- _TASK DETAILS_:
Pick out every line in the data below that holds "valid".

- _DATA SUPPLIED_:
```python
def conv2d(x: View, wpk, y: View, k, s, mode, impl="tc", scale=None, shift=None, act=1, res: View = None,
           partials=None, split_n=0, timeline=None, debug_flags=0, bn=None, momentum=0.03, eps=1e-3, scale_shift=None,
           sync=None, apply_y: View = None, apply_res: View = None, y_goff1=0, res_goff1=0, mean_invstd=None, debug_f32=None):
    d = SyConvDesc()
    d.x, d.y = x.st(), y.st()
    d.w = wpk.data_ptr()
    d.kh, d.kw = (k, k) if isinstance(k, int) else k
    d.stride, d.mode, d.act = s, mode, act
    d.scale = scale.data_ptr() if scale is not None else None
    d.shift = shift.data_ptr() if shift is not None else None
    d.res = res.st() if res is not None else NULL_T
    d.split_n = split_n
    rows = C.c_int32(0)
    if partials is not None:
        d.stat_partials, d.n_partials = partials.data_ptr(), partials.shape[0]
        d.rows_written = C.pointer(rows)
    if bn:
        for i, (g, b_, rm, rv, nbt, c0) in enumerate(bn):
            seg = d.bn[i]
            seg.gamma, seg.beta = g.data_ptr(), b_.data_ptr()
            seg.running_mean = rm.data_ptr() if rm is not None else None
            seg.running_var = rv.data_ptr() if rv is not None else None
            seg.num_batches_tracked = nbt.data_ptr() if nbt is not None else None
            seg.c_begin = c0
        d.momentum, d.eps = momentum, eps
        d.scale_shift, d.sync = scale_shift.data_ptr(), sync.data_ptr()
        d.mean_invstd = mean_invstd.data_ptr() if mean_invstd is not None else None
        if apply_y is not None:
            d.apply_y = apply_y.st()
            d.apply_res = apply_res.st() if apply_res is not None else NULL_T
            d.apply_y_group1_offset, d.apply_res_group1_offset = y_goff1, res_goff1
    d.debug_flags = debug_flags
    d.debug_f32 = debug_f32.data_ptr() if debug_f32 is not None else None
    if timeline is not None:
        d.debug_timeline, d.debug_timeline_events = timeline.data_ptr(), timeline.numel() // 2
    fn = {"tc": lib().sy_conv2d_tc, "simt": lib().sy_conv2d_simt, "dw": lib().sy_dwconv2d}[impl]
    _check(fn(C.byref(d), _stream()))
    return rows.value


def focus_pack(x, frames, y: View):
    assert x.dtype == torch.float32 and x.is_contiguous()
    b, ch, h, w = x.shape
    _check(lib().sy_focus_pack(x.data_ptr(), b, ch, h, w, frames, y.st(), _stream()))


STEM_K = (3, 1)


def pack_dw_weight(w):
    c, one, kh, kw = w.shape
    assert one == 1
    return pack_conv_weight(_w32(w).view(1, c, kh, kw)).view(kh * kw, c)


def pack_stem_weight(w):
    w = _w32(w)
    o, i, kh, kw = w.shape
    out = torch.empty((o, kh, 64), dtype=torch.bfloat16, device=w.device)
# ... 263 lines not shown
```

Before: 1473.

## Recompute cheap convs for BN instead of storing raw activations

Adds two tensor-core conv modes: a stats-only pass that accumulates BN statistics without storing output, and a BN-apply pass that recomputes the conv and applies per-group scale/shift and activation in the epilogue. For stride-1 convs with small reduction depth whose raw output exceeds the raw arena, the engine runs conv twice rather than writing and rereading a large raw bf16 tensor. This trades extra MMA work for less HBM traffic and one fewer elementwise kernel. The apply pass rounds the accumulator to bf16 first so it matches the stored-raw path.

After: 1424, median of 6. -3.3%, worse.

```diff
diff --git a/include/streamyolo_sm100.h b/include/streamyolo_sm100.h
--- a/include/streamyolo_sm100.h
+++ b/include/streamyolo_sm100.h
@@ -30,7 +30,7 @@
 
 int sy_l2_persist_window(void* ptr, size_t bytes, float hit_ratio, size_t* granted, sy_stream_t stream);
 
-enum { SY_CONV_RAW = 0, SY_CONV_FUSED = 1 };
+enum { SY_CONV_RAW = 0, SY_CONV_FUSED = 1, SY_CONV_STATS = 2, SY_CONV_BN_APPLY = 3 };
 
 typedef struct {
   const float* gamma; const float* beta;
diff --git a/streamyolo_b200/csrc/conv_simt.cu b/streamyolo_b200/csrc/conv_simt.cu
--- a/streamyolo_b200/csrc/conv_simt.cu
+++ b/streamyolo_b200/csrc/conv_simt.cu
@@ -151,6 +151,7 @@
   p.Ho = (x.h + 2 * p.pad_h - d->kh) / d->stride + 1;
   p.Wo = (x.w + 2 * p.pad_w - d->kw) / d->stride + 1;
   SY_REQUIRE(y.n == x.n && y.h == p.Ho && y.w == p.Wo, SY_EINVAL, "conv2d_simt: output view mismatch");
+  SY_REQUIRE(d->mode == SY_CONV_RAW || d->mode == SY_CONV_FUSED, SY_EINVAL, "conv2d_simt: mode %d is tensor-core only", d->mode);
   p.x = reinterpret_cast<const __nv_bfloat16*>(x.ptr); p.x_pitch = x.pitch;
   p.w = reinterpret_cast<const __nv_bfloat16*>(d->w);
   p.y = reinterpret_cast<__nv_bfloat16*>(y.ptr); p.y_pitch = y.pitch;
diff --git a/streamyolo_b200/csrc/conv_tc.cu b/streamyolo_b200/csrc/conv_tc.cu
--- a/streamyolo_b200/csrc/conv_tc.cu
+++ b/streamyolo_b200/csrc/conv_tc.cu
@@ -40,6 +40,8 @@
   int halo_bytes;
   int halo_tx;
   int mode, act;
+  int store;
+  int bn_apply;
   __nv_bfloat16* y;
   long long y_pitch;
   const __nv_bfloat16* res;
@@ -153,7 +155,7 @@
   uint32_t* tmem_slot = reinterpret_cast<uint32_t*>(bars + 2 * kMaxStages + 4);
   float* sAcc = reinterpret_cast<float*>(bars + 32);
   float* sScale = sAcc;
-  float* sShift = sScale + 256;
+  float* sShift = sScale + (p.bn_apply ? 512 : 256);
 
   const int warp = threadIdx.x >> 5;
   const int lane = threadIdx.x & 31;
@@ -447,8 +449,10 @@
         bar_staged_wait(sbuf, nbar);
         if (lane == 0) tl_rec<TL>(p, tl_s, 6, 0, tile, slab);
         if (elect_one()) {
-          tma_store_4d(&tmY, stage_base + (uint32_t)(sbuf * kSlabBytes), n_tile * BN + slab * kSlabCols, c1, c2, c3);
-          bulk_commit();
+          if (p.store) {
+            tma_store_4d(&tmY, stage_base + (uint32_t)(sbuf * kSlabBytes), n_tile * BN + slab * kSlabCols, c1, c2, c3);
+            bulk_commit();
+          }
           if (sflip) {
             if (prev >= 0) bulk_wait_read1();
           } else {
@@ -704,6 +708,7 @@
       bar_free_wait(team, 416);
       asm volatile("bar.sync 4, 288;" ::: "memory");
     } else {
+    int sc_n0 = -1;
     for (int tile = SY_T_FIRST; tile < SY_T_END; tile += SY_T_STEP, ++it) {
       const int acc = it & 1;
       const uint32_t acc_phase = (uint32_t)(it >> 1) & 1u;
@@ -723,14 +728,23 @@
       }
       const int n0 = n_tile * BN;
       tl_rec<TL>(p, tl_n, 2, 0, tile, 0);
-      if (p.mode == SY_CONV_FUSED) {
+      if (p.mode == SY_CONV_FUSED && n0 != sc_n0) {
         epi_bar();
-        for (int c = et; c < BN; c += kEpiThreads) {
-          const int cg = n0 + c;
-          sScale[c] = (cg < p.Cout && p.scale) ? p.scale[cg] : 1.0f;
-          sShift[c] = (cg < p.Cout && p.shift) ? p.shift[cg] : 0.0f;
+        if (p.bn_apply) {
+          for (int i = et; i < 2 * BN; i += kEpiThreads) {
+            const int g = i / BN, c = i - g * BN, cg = n0 + c;
+            sScale[g * 256 + c] = cg < p.Cout ? p.ss[g * p.Cout + cg] : 1.0f;
+            sShift[g * 256 + c] = cg < p.Cout ? p.ss[(2 + g) * p.Cout + cg] : 0.0f;
+          }
+        } else {
+          for (int c = et; c < BN; c += kEpiThreads) {
+            const int cg = n0 + c;
+            sScale[c] = (cg < p.Cout && p.scale) ? p.scale[cg] : 1.0f;
+            sShift[c] = (cg < p.Cout && p.shift) ? p.shift[cg] : 0.0f;
+          }
         }
         epi_bar();
+        sc_n0 = n0;
       }
       mbar_wait(tfull_bar(acc), acc_phase);
       tl_rec<TL>(p, tl_n, 2, 1, tile, 0);
@@ -766,10 +780,20 @@
             packed[i] = valid ? pack_bf16(__uint_as_float(v[2 * i]), __uint_as_float(v[2 * i + 1])) : 0u;
         } else {
           float f[32];
-#pragma unroll
-          for (int i = 0; i < 32; ++i) {
-            float t = __uint_as_float(v[i]) * sScale[cl + i] + sShift[cl + i];
-            f[i] = p.act ? silu_f(t) : t;
+          if (p.bn_apply) {
+            const float* scg = sScale + ((pix >= p.gp) ? 256 : 0);
+            const float* shg = sShift + ((pix >= p.gp) ? 256 : 0);
+#pragma unroll
+            for (int i = 0; i < 32; ++i) {
+              const float t = __bfloat162float(__float2bfloat16_rn(__uint_as_float(v[i]))) * scg[cl + i] + shg[cl + i];
+              f[i] = p.act ? silu_f(t) : t;
+            }
+          } else {
+#pragma unroll
+            for (int i = 0; i < 32; ++i) {
+              float t = __uint_as_float(v[i]) * sScale[cl + i] + sShift[cl + i];
+              f[i] = p.act ? silu_f(t) : t;
+            }
           }
           if (p.res != nullptr && valid) {
             const __nv_bfloat16* rp = p.res + pix * p.res_pitch + n0 + cl;
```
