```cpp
struct QueryDev {
    const uint8_t* split;
    const uint8_t* scratch;
    uint8_t* results;
    uint32_t num_docs;
    uint32_t n_tiles;
    uint32_t n_terms;
    uint32_t n_must;
    uint32_t n_must_not;
    uint32_t n_preds;
    uint32_t n_aggs;
    uint32_t msm;
    uint32_t scoring;
    uint32_t match_all;
    uint32_t collect_hits;
    uint32_t sort_asc;
    uint32_t wide_cand;
    uint32_t sort_src;
    uint32_t sort_width;
    uint64_t sort_values_off;
    uint64_t sort_nulls_off;
    uint32_t agg_fast;
    uint32_t agg_nt;
    uint32_t nt_decode;
    uint64_t bitmap_out;
    uint64_t terms_off;
    uint64_t preds_off;
    uint64_t aggs_off;
    uint64_t ktabs_off;
    uint32_t n_ktabs;
    uint32_t _pad_ktab;
    uint64_t norms_stage_off;
    uint64_t tile_counts_off;
    uint64_t cand_count_off;
    uint64_t cand_off;
    uint64_t cand_cap;
    uint64_t hist_off;
    uint32_t prune_k;
    uint32_t gates_off;
};

constexpr uint32_t TOPK_BOUND_OFF = 16;
constexpr uint32_t TOPK_PRUNE_MAX_K = 64;
inline uint32_t* cand_hdr_candidates(uint8_t* hdr) { return (uint32_t*)hdr; }
inline uint32_t* cand_hdr_survivors(uint8_t* hdr) { return (uint32_t*)hdr + 1; }
inline uint32_t* cand_hdr_cursor_band(uint8_t* hdr) { return (uint32_t*)hdr + 2; }

}
```

quickwit_amd/csrc/kernels.hip:

```cpp
#include <hip/hip_runtime.h>

#include "gpu_types.h"

namespace qw {

#pragma pack(push, 1)
struct SkipEntryDev {
    uint32_t first_doc;
    uint32_t last_doc;
    uint32_t word_off;
    uint8_t id_bits;
    uint8_t tf_bits;
    uint16_t count;
};
#pragma pack(pop)

__device__ __forceinline__ uint32_t lane_id() { return threadIdx.x & 63u; }

__device__ __forceinline__ uint64_t extract_bits(const uint32_t* base, uint64_t bitpos,
                                                 uint32_t w) {
    uint64_t word = bitpos >> 5;
    uint32_t sh = uint32_t(bitpos & 31);
    uint64_t v = (uint64_t(base[word]) | (uint64_t(base[word + 1]) << 32)) >> sh;
    return v & ((1ull << w) - 1ull);
// ... 1073 lines not shown
                                               uint32_t* hist) {
    __shared__ uint32_t lh[TOPK_BINS];
    for (uint32_t i = threadIdx.x; i < TOPK_BINS; i += bdim) lh[i] = 0;
    __syncthreads();
    uint32_t n = *n_ptr;
    uint32_t shift = 64 - prefix_bits - 12;
    uint32_t last_bin = 0xFFFFFFFFu, acc = 0;
    for (uint32_t i = blockIdx.x * bdim + threadIdx.x; i < n;
         i += gridDim.x * bdim) {
        uint64_t k = cand[RW * i];
        if (prefix_bits && (k >> (64 - prefix_bits)) != prefix) continue;
        uint32_t b = uint32_t(k >> shift) & (TOPK_BINS - 1);
        if (b == last_bin) ++acc;
        else {
            if (acc) atomicAdd(&lh[last_bin], acc);
            last_bin = b;
            acc = 1;
        }
    }
    if (acc) atomicAdd(&lh[last_bin], acc);
    __syncthreads();
    for (uint32_t i = threadIdx.x; i < TOPK_BINS; i += bdim)
        if (lh[i]) atomicAdd(&hist[i], lh[i]);
}

template <uint32_t RW>
__device__ __forceinline__ void cand_compact_body(uint32_t bdim,
                                                  const uint64_t* cand, uint32_t n,
                                                  uint64_t floor_key,
                                                  uint64_t ceil_key, uint64_t* out,
                                                  uint32_t* out_count,
                                                  uint32_t cap) {
    for (uint32_t i = blockIdx.x * bdim + threadIdx.x; i < n;
         i += gridDim.x * bdim) {
        uint64_t k = cand[RW * i];
        bool take = k >= floor_key && k <= ceil_key;
        uint64_t mask = __ballot(take);
        uint32_t nw = __popcll(mask);
        if (!nw) continue;
        uint32_t leader = __ffsll((unsigned long long)mask) - 1;
        uint32_t base;
        if (lane_id() == leader) base = atomicAdd(out_count, nw);
        base = __shfl(base, leader, 64);
        if (take) {
            uint32_t off = base + __popcll(mask & ((1ull << lane_id()) - 1ull));
            if (off < cap) {
                out[RW * off] = k;
                if (RW == 2) out[2 * off + 1] = cand[2 * i + 1];
            }
        }
    }
}

extern "C" __global__ void k_cand_hist(const uint64_t* cand, const uint32_t* n_ptr,
                                       uint64_t prefix, uint32_t prefix_bits,
                                       uint32_t* hist) {
    cand_hist_body<1>(blockDim.x, cand, n_ptr, prefix, prefix_bits, hist);
}
extern "C" __global__ void k_cand_hist_w(const uint64_t* cand, const uint32_t* n_ptr,
                                         uint64_t prefix, uint32_t prefix_bits,
                                         uint32_t* hist) {
    cand_hist_body<2>(blockDim.x, cand, n_ptr, prefix, prefix_bits, hist);
}
extern "C" __global__ void k_cand_compact(const uint64_t* cand, uint32_t n,
                                          uint64_t floor_key, uint64_t ceil_key,
                                          uint64_t* out, uint32_t* out_count,
                                          uint32_t cap) {
    cand_compact_body<1>(blockDim.x, cand, n, floor_key, ceil_key, out, out_count, cap);
}
extern "C" __global__ void k_cand_compact_w(const uint64_t* cand, uint32_t n,
                                            uint64_t floor_key, uint64_t ceil_key,
                                            uint64_t* out, uint32_t* out_count,
                                            uint32_t cap) {
    cand_compact_body<2>(blockDim.x, cand, n, floor_key, ceil_key, out, out_count, cap);
}

}

namespace qw {

struct PhraseTokDev {
    uint64_t skip_off;
    uint64_t payload_off;
    uint64_t pos_start_off;
    uint64_t positions_off;
    uint32_t n_blocks;
    uint32_t df;
};
constexpr uint32_t PHRASE_MAX_TOKS = 8;
struct PhraseDev {
    uint32_t n_toks;
    uint32_t num_docs;
    PhraseTokDev tok[PHRASE_MAX_TOKS];
};

__device__ __forceinline__ uint32_t phrase_gap(const uint32_t* gw, uint32_t j,
                                               uint32_t w) {
    return uint32_t(extract_bits(gw, uint64_t(j) * w, w));
}

__device__ static uint32_t phrase_doc_at(const uint32_t* payload,
                                         const SkipEntryDev& e, uint32_t j) {
    const uint32_t* gw = payload + e.word_off;
    uint32_t seg = j >> 5;
    uint32_t doc = seg == 0 ? e.first_doc : (gw - 4)[seg];
    for (uint32_t i = seg == 0 ? 1 : seg * 32; i <= j; ++i)
// ... 395 lines not shown
```

quickwit_amd/csrc/product.cpp:

```cpp
#include <hip/hip_runtime.h>
#include <zlib.h>

#include <algorithm>
#include <chrono>
#include <cmath>
#include <cstdint>
#include <cstdlib>
#include <cstring>
#include <list>
#include <map>
#include <memory>
#include <set>
#include <stdexcept>
#include <string>
#include <vector>

#define QW_PHRASE_WINDOW 1
#define QW_REGEX_QUERY 1

#include "../../include/quickwit_amd.h"
#include "fieldnorm.h"
#include "minijson.h"
#include "pb.h"
#include "qagg_format.h"
// ... 213 lines not shown
            } else ++it;
        }
    }
    void clear() {
        for (auto& e : lru) (void)hipFree(e.bm);
        lru.clear();
        idx.clear();
        bytes = 0;
    }
};

}

struct AbsenceCache {
    std::set<std::string> keys;
    uint64_t hits = 0, misses = 0;
    size_t cap = 1 << 20;
    static std::string key(const std::string& split_id, const std::string& f,
                           const std::string& t) {
        std::string k = split_id;
        k += '\0';
        k += f;
        k += '\x1f';
        k += t;
        return k;
    }
    void remove_split(const std::string& split_id) {
        std::string lo = split_id + '\0';
        std::string hi = split_id + '\x01';
        keys.erase(keys.lower_bound(lo), keys.lower_bound(hi));
    }
};

struct qw_ctx {
    int device = 0;
    bool device_ready = false;
    int64_t agg_bucket_limit = 65000;
    std::map<std::string, std::unique_ptr<qw::DeviceSplit>> splits;
    qw::LeafCache leaf_cache;
    qw::HitsetCache hitsets;
    AbsenceCache absence;
    std::string last_error;
    hipStream_t stream = nullptr;
    hipEvent_t ev_start = nullptr, ev_stop = nullptr;
    qw::DevBuf d_scratch, d_results, d_survivors, d_cand2;
    qw::PinnedBuf h_scratch, h_counts, h_surv, h_topk, h_agg;
    std::map<std::string, qw::KernelTimer> timers;
    uint64_t hbm_used = 0;
    uint64_t hbm_budget = 0;
    bool budget_configured = false;
    bool topk_prune = true;
    uint64_t topk_pruned = 0, topk_unpruned = 0;
    uint64_t topk_last_emitted = 0, topk_last_matched = 0;
};

static void qw_check_budget(qw_ctx* ctx, uint64_t need) {
    uint64_t used = ctx->hbm_used + ctx->hitsets.bytes;
    if (ctx->hbm_budget && used + need > ctx->hbm_budget)
        throw std::runtime_error(
            "HBM memory budget exceeded: used " + std::to_string(used) +
            " + need " + std::to_string(need) + " > budget " +
            std::to_string(ctx->hbm_budget) +
            " (search_permit_provider analog; raise hbm_memory_budget or "
            "remove splits)");
}

static void qw_ensure_acct(qw_ctx* ctx, qw::DevBuf& b, size_t n) {
    if (n <= b.cap) return;
    qw_check_budget(ctx, n - b.cap);
    ctx->hbm_used -= b.cap;
    b.ensure(n);
    ctx->hbm_used += b.cap;
}

static uint64_t term_ranges_addr(qw_ctx* ctx, const qw::DeviceSplit& ds,
                                 const qw::TextFieldView* f, int64_t tid,
                                 uint32_t n_tiles, uint32_t num_docs) {
    using namespace qw;
    auto key = std::make_pair((const void*)f, tid);
    auto it = ds.range_cache.find(key);
    if (it != ds.range_cache.end()) return (uint64_t)it->second;
    if (ds.range_cache.size() >= 1024) {
        ctx->hbm_used -= ds.range_cache_bytes;
        ds.free_range_cache();
    }
    size_t bytes = 2ull * n_tiles * 4;
    qw_check_budget(ctx, bytes);
    std::vector<uint32_t> r(2ull * n_tiles);
    const SkipEntry* sk = f->h_skip + f->h_skip_off[tid] / 16;
    uint32_t nb = f->h_n_blocks[tid];
    uint32_t* lo = r.data();
    uint32_t* hi = lo + n_tiles;
    uint32_t b_lo = 0, b_hi = 0;
    for (uint32_t tile = 0; tile < n_tiles; ++tile) {
        uint32_t tlo = tile * TILE_DOCS;
        uint32_t thi = std::min<uint32_t>(tlo + TILE_DOCS, num_docs);
        while (b_lo < nb && sk[b_lo].last_doc < tlo) ++b_lo;
        if (b_hi < b_lo) b_hi = b_lo;
        while (b_hi < nb && sk[b_hi].first_doc < thi) ++b_hi;
        lo[tile] = b_lo;
        hi[tile] = b_hi;
    }
    uint8_t* d = nullptr;
    HIP_CHECK(hipMalloc(&d, bytes));
    HIP_CHECK(hipMemcpy(d, r.data(), bytes, hipMemcpyHostToDevice));
    ctx->hbm_used += bytes;
// ... 1788 lines not shown
    uint32_t n_should = uint32_t(tt.terms.size()) - tt.n_must - tt.n_must_not;
    tl.ns = n_should > 0 || (fq.scoring && !tt.terms.empty());
    tl.nb = tt.n_must > 0 || tt.n_must_not > 0;
    tl.na = do_aggs && !ap.devs.empty();
    tl.grid = n_tiles;
    if (tl.na)
        tl.grid = fq.terms.empty()
                      ? std::min<uint32_t>(
                            {n_tiles, 2048u, std::max<uint32_t>(256u, n_tiles / 8)})
                      : std::min<uint32_t>(n_tiles, 2048u);
    if (tl.na && !ap.devs.empty() && ap.devs[0].kind == AGGD_HISTO &&
        ap.devs[0].lds_slot == 0 && ap.devs[0].int_fast &&
        ap.devs[0].n_sub == 0 && ap.devs[0].nulls_off == 0 &&
        ap.devs.size() <= 2 &&
        (ap.devs.size() < 2 ||
         (ap.devs[1].kind == AGGD_TERMS && ap.devs[1].lds_slot == 1 &&
          ap.devs[1].nulls_off == 0 && ap.devs[1].offsets_off == 0 &&
          ap.devs[1].n_buckets > 0)))
        q.agg_fast = 1;
    if (tl.na && ap.devs.size() == 1 && ap.devs[0].kind == AGGD_TERMS &&
        ap.devs[0].lds_slot == 1 && ap.devs[0].n_sub == 0 &&
        ap.devs[0].nulls_off == 0 && ap.devs[0].offsets_off == 0 &&
        ap.devs[0].n_buckets > 0)
        q.agg_fast = 1;
    static const bool agg_nt = getenv("QW_AGG_NT") != nullptr;
    q.agg_nt = agg_nt ? 1 : 0;
    static const bool nt_decode = getenv("QW_NT_DECODE") != nullptr;
    q.nt_decode = nt_decode ? 1 : 0;
    return tl;
}

static void launch_cand_hist(bool wide, uint32_t grid, hipStream_t stream,
                             const uint64_t* cand, const uint32_t* n_ptr,
                             uint64_t prefix, uint32_t prefix_bits,
                             uint32_t* hist) {
    if (wide)
        hipLaunchKernelGGL(k_cand_hist_w, dim3(grid), dim3(256), 0, stream, cand,
                           n_ptr, prefix, prefix_bits, hist);
    else
        hipLaunchKernelGGL(k_cand_hist, dim3(grid), dim3(256), 0, stream, cand,
                           n_ptr, prefix, prefix_bits, hist);
}
static void launch_cand_compact(bool wide, uint32_t grid, hipStream_t stream,
                                const uint64_t* cand, uint32_t n,
                                uint64_t floor_key, uint64_t ceil_key,
                                uint64_t* out, uint32_t* out_count, uint32_t cap) {
    if (wide)
        hipLaunchKernelGGL(k_cand_compact_w, dim3(grid), dim3(256), 0, stream,
                           cand, n, floor_key, ceil_key, out, out_count, cap);
    else
        hipLaunchKernelGGL(k_cand_compact, dim3(grid), dim3(256), 0, stream, cand,
                           n, floor_key, ceil_key, out, out_count, cap);
}

static uint64_t cursor_ceil_key(const SortPlan& sp, bool fq_scoring) {
    const SortKey& k1 = sp.ck1.key;
    if (sp.wide) {
        if (!k1.has) return 0;
        uint64_t S = k1.key;
        if (sp.specs[0].comp == SortSpec::SCORE) {
            uint32_t kh = f32_sortable_h(float(u64_to_f64(S)));
            S = (uint64_t(kh) << 32) | 0xFFFFFFFFull;
        } else if (sp.specs[0].ff &&
                   sp.specs[0].ff->type == FastFieldView::DATETIME) {
            int64_t ns = u64_to_i64(S);
            int64_t ms = ns / 1000000 - ((ns % 1000000) < 0 ? 1 : 0);
            S = i64_to_u64(ms);
        }
        return sp.order1 == 0 ? ~S : S;
    }
    uint32_t kh = 0;
    if (fq_scoring && k1.has) kh = f32_sortable_h(float(u64_to_f64(k1.key)));
    if (sp.sort_asc()) kh = ~kh;
    return (uint64_t(kh) << 32) | 0xFFFFFFFFull;
}
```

- _RESULT OF THIS EXERCISE_:
             packed[i] = valid ? pack_bf16(__uint_as_float(v[2 * i]), __uint_as_float(v[2 * i + 1])) : 0u;
           if (p.res != nullptr && valid) {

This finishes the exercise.